» INSTRUCTIONS TO FOLLOW
Search the data for the word "carry" and copy every line that contains it.

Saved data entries

## Add deep carry-save projection variant with DPP/permlane wave reductions as default

```diff
diff --git a/metagenome_vector_sketches_amd/csrc/mvs_capi.hip b/metagenome_vector_sketches_amd/csrc/mvs_capi.hip
--- a/metagenome_vector_sketches_amd/csrc/mvs_capi.hip
+++ b/metagenome_vector_sketches_amd/csrc/mvs_capi.hip
@@ -161,7 +161,7 @@
     {"sort", &mvs::Options::sort, nullptr, 0, 2},
     {"enable_k3", &mvs::Options::enable_k3, nullptr, 0, 1},
     {"markers", &mvs::Options::markers, nullptr, 0, 1},
-    {"project_variant", &mvs::Options::project_variant, nullptr, 0, 14},
+    {"project_variant", &mvs::Options::project_variant, nullptr, 0, 24},
     {"comm_timeout_s", &mvs::Options::comm_timeout_s, nullptr, 1, 86400},
     {"pairwise_map", &mvs::Options::pairwise_map, nullptr, 0, 2},
     {"coarse_radix", &mvs::Options::coarse_radix, nullptr, 0, 1},
diff --git a/metagenome_vector_sketches_amd/csrc/mvs_capi_sketch.hip b/metagenome_vector_sketches_amd/csrc/mvs_capi_sketch.hip
--- a/metagenome_vector_sketches_amd/csrc/mvs_capi_sketch.hip
+++ b/metagenome_vector_sketches_amd/csrc/mvs_capi_sketch.hip
@@ -91,7 +91,8 @@
     }
     if (c->timing) HIP_TRY(hipEventRecord(c->ev[0], c->stream));
     const int nblk = (d + 63) / 64;
-    int bpw = (nblk % 4 == 0 && nblk >= 8) ? 14 : (nblk >= 2 ? 2 : 1);
+    int bpw = (nblk % 4 == 0 && nblk >= 8) ? 24 : (nblk >= 2 ? 2 : 1);
+    if (c->opt.project_variant == 24 && nblk >= 4) bpw = 24;
     if (c->opt.project_variant == 14 && nblk >= 4) bpw = 14;
     if (c->opt.project_variant == 12 && nblk >= 2) bpw = 12;
     if (c->opt.project_variant == 2 && nblk >= 2) bpw = 2;
diff --git a/metagenome_vector_sketches_amd/csrc/mvs_project.hip b/metagenome_vector_sketches_amd/csrc/mvs_project.hip
--- a/metagenome_vector_sketches_amd/csrc/mvs_project.hip
+++ b/metagenome_vector_sketches_amd/csrc/mvs_project.hip
@@ -174,7 +174,87 @@
     return cnt;
 }
 
-template <int BPW, bool STATS, bool SHARED = false>
+__device__ __forceinline__ void add_digit(uint32_t& w, uint32_t a, uint32_t b, uint32_t& c) {
+    w = xor3(a, b, c);
+    c = maj3(a, b, c);
+}
+
+template <int CTRL>
+__device__ __forceinline__ uint32_t dpp_mov(uint32_t x) {
+    return (uint32_t)__builtin_amdgcn_update_dpp(0, (int)x, CTRL, 0xf, 0xf, false);
+}
+
+template <int CTRL, int LIVE, int N>
+__device__ __forceinline__ void reduce_stage_dpp(uint32_t (&w)[N]) {
+    static_assert(LIVE < N, "room for the carry");
+    uint32_t c = 0;
+#pragma unroll
+    for (int l = 0; l < LIVE; ++l) {
+        add_digit(w[l], w[l], dpp_mov<CTRL>(w[l]), c);
+    }
+    w[LIVE] = c;
+}
+
+template <int LV0>
+__device__ __forceinline__ int32_t reduce_counts_valu(const uint32_t (&lo_in)[kLV], const uint32_t (&hi_in)[kLV],
+                                                      int lane) {
+    static_assert(LV0 >= 1 && LV0 <= kLV, "live digits");
+    constexpr int kOut = LV0 + 6;
+    uint32_t w[kOut];
+    uint32_t c = 0;
+#pragma unroll
+    for (int l = 0; l < LV0; ++l) {
+        const auto r = __builtin_amdgcn_permlane32_swap(lo_in[l], hi_in[l], false, false);
+        add_digit(w[l], r[0], r[1], c);
+    }
+    w[LV0] = c;
+#pragma unroll
+    for (int l = LV0 + 1; l < kOut; ++l) w[l] = 0u;
+    reduce_stage_dpp<0xb1, LV0 + 1>(w);
+    reduce_stage_dpp<0x4e, LV0 + 2>(w);
+    reduce_stage_dpp<0x141, LV0 + 3>(w);
+    reduce_stage_dpp<0x140, LV0 + 4>(w);
+    c = 0;
+#pragma unroll
+    for (int l = 0; l < LV0 + 5; ++l) {
+        const auto r = __builtin_amdgcn_permlane16_swap(w[l], w[l], false, false);
+        add_digit(w[l], r[0], r[1], c);
+    }
+    w[LV0 + 5] = c;
+    int32_t cnt = 0;
+    const int sh = lane & 31;
+#pragma unroll
+    for (int l = 0; l < kOut; ++l) cnt += (int32_t)((w[l] >> sh) & 1u) << l;
+    return cnt;
+}
+
+template <int CTRL>
+__device__ __forceinline__ void sum_max_stage_dpp(unsigned long long& ss, uint32_t& mx) {
+    ss += ((unsigned long long)dpp_mov<CTRL>((uint32_t)(ss >> 32)) << 32) | dpp_mov<CTRL>((uint32_t)ss);
+    const uint32_t o = dpp_mov<CTRL>(mx);
+    mx = o > mx ? o : mx;
+}
+
+template <bool SWAP32>
+__device__ __forceinline__ void sum_max_stage_swap(unsigned long long& ss, uint32_t& mx) {
+    const uint32_t l = (uint32_t)ss, h = (uint32_t)(ss >> 32);
+    const auto rl = SWAP32 ? __builtin_amdgcn_permlane32_swap(l, l, false, false) : __builtin_amdgcn_permlane16_swap(l, l, false, false);
+    const auto rh = SWAP32 ? __builtin_amdgcn_permlane32_swap(h, h, false, false) : __builtin_amdgcn_permlane16_swap(h, h, false, false);
+    const auto rm = SWAP32 ? __builtin_amdgcn_permlane32_swap(mx, mx, false, false) : __builtin_amdgcn_permlane16_swap(mx, mx, false, false);
+    ss = (((unsigned long long)rh[0] << 32) | rl[0]) + (((unsigned long long)rh[1] << 32) | rl[1]);
+    mx = rm[0] > rm[1] ? rm[0] : rm[1];
+}
+
+__device__ __forceinline__ void wave_sum_max_valu(unsigned long long& ss, uint32_t& mx) {
+    sum_max_stage_dpp<0xb1>(ss, mx);
+    sum_max_stage_dpp<0x4e>(ss, mx);
+    sum_max_stage_dpp<0x141>(ss, mx);
+    sum_max_stage_dpp<0x140>(ss, mx);
+    sum_max_stage_swap<false>(ss, mx);
+    sum_max_stage_swap<true>(ss, mx);
+}
+
+template <int BPW, bool STATS, bool SHARED = false, bool DEEP = false>
 __global__ __launch_bounds__(256) void k_project(const uint64_t* __restrict__ hashes,
                                                  const ProjUnit* __restrict__ units, long long n_units, int ny,
                                                  int d, int nblk, int32_t* __restrict__ out,
@@ -209,6 +289,8 @@
         uint64_t hv[8], hn[8];
         load_batch<true>(hv, base, 0, lane, last);
         int64_t b = 0;
+        uint32_t p32lo[BPW], p32hi[BPW], p64lo[BPW], p64hi[BPW];
+        int grp4 = 0;
         for (; b + 4 < nfull; b += 4) {
             uint32_t c8lo[4][BPW], c8hi[4][BPW];
 #pragma unroll
@@ -244,7 +326,44 @@
                 s.lo[q][4] = xor3(tl, c16lo[0][q], c16lo[1][q]);
                 s.hi[q][4] = xor3(th, c16hi[0][q], c16hi[1][q]);
             }
-            ripple<5, BPW>(s, c32lo, c32hi);
+            if constexpr (DEEP) {
+                if (grp4 & 1) {
+                    uint32_t c64lo[BPW], c64hi[BPW];
+#pragma unroll
+                    for (int q = 0; q < BPW; ++q) {
+                        const uint32_t tl = s.lo[q][5], th = s.hi[q][5];
+                        c64lo[q] = maj3(tl, p32lo[q], c32lo[q]);
+                        c64hi[q] = maj3(th, p32hi[q], c32hi[q]);
+                        s.lo[q][5] = xor3(tl, p32lo[q], c32lo[q]);
+                        s.hi[q][5] = xor3(th, p32hi[q], c32hi[q]);
+                    }
+                    if (grp4 & 2) {
+                        uint32_t c128lo[BPW], c128hi[BPW];
+#pragma unroll
+                        for (int q = 0; q < BPW; ++q) {
+                            const uint32_t tl = s.lo[q][6], th = s.hi[q][6];
+                            c128lo[q] = maj3(tl, p64lo[q], c64lo[q]);
+                            c128hi[q] = maj3(th, p64hi[q], c64hi[q]);
+                            s.lo[q][6] = xor3(tl, p64lo[q], c64lo[q]);
+                            s.hi[q][6] = xor3(th, p64hi[q], c64hi[q]);
+                        }
+                        ripple<7, BPW>(s, c128lo, c128hi);
+                    } else {
+#pragma unroll
+                        for (int q = 0; q < BPW; ++q) p64lo[q] = c64lo[q], p64hi[q] = c64hi[q];
+                    }
+                } else {
+#pragma unroll
+                    for (int q = 0; q < BPW; ++q) p32lo[q] = c32lo[q], p32hi[q] = c32hi[q];
+                }
+                ++grp4;
+            } else {
+                ripple<5, BPW>(s, c32lo, c32hi);
+            }
+        }
+        if constexpr (DEEP) {
+            if (grp4 & 1) ripple<5, BPW>(s, p32lo, p32hi);
+            if (grp4 & 2) ripple<6, BPW>(s, p64lo, p64hi);
         }
         for (; b < nfull; ++b) {
             load_batch<true>(hn, base, (b + 1) << 9, lane, last);
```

» WRITTEN REPLY
## Add deep carry-save projection variant with DPP/permlane wave reductions as default
+    static_assert(LIVE < N, "room for the carry");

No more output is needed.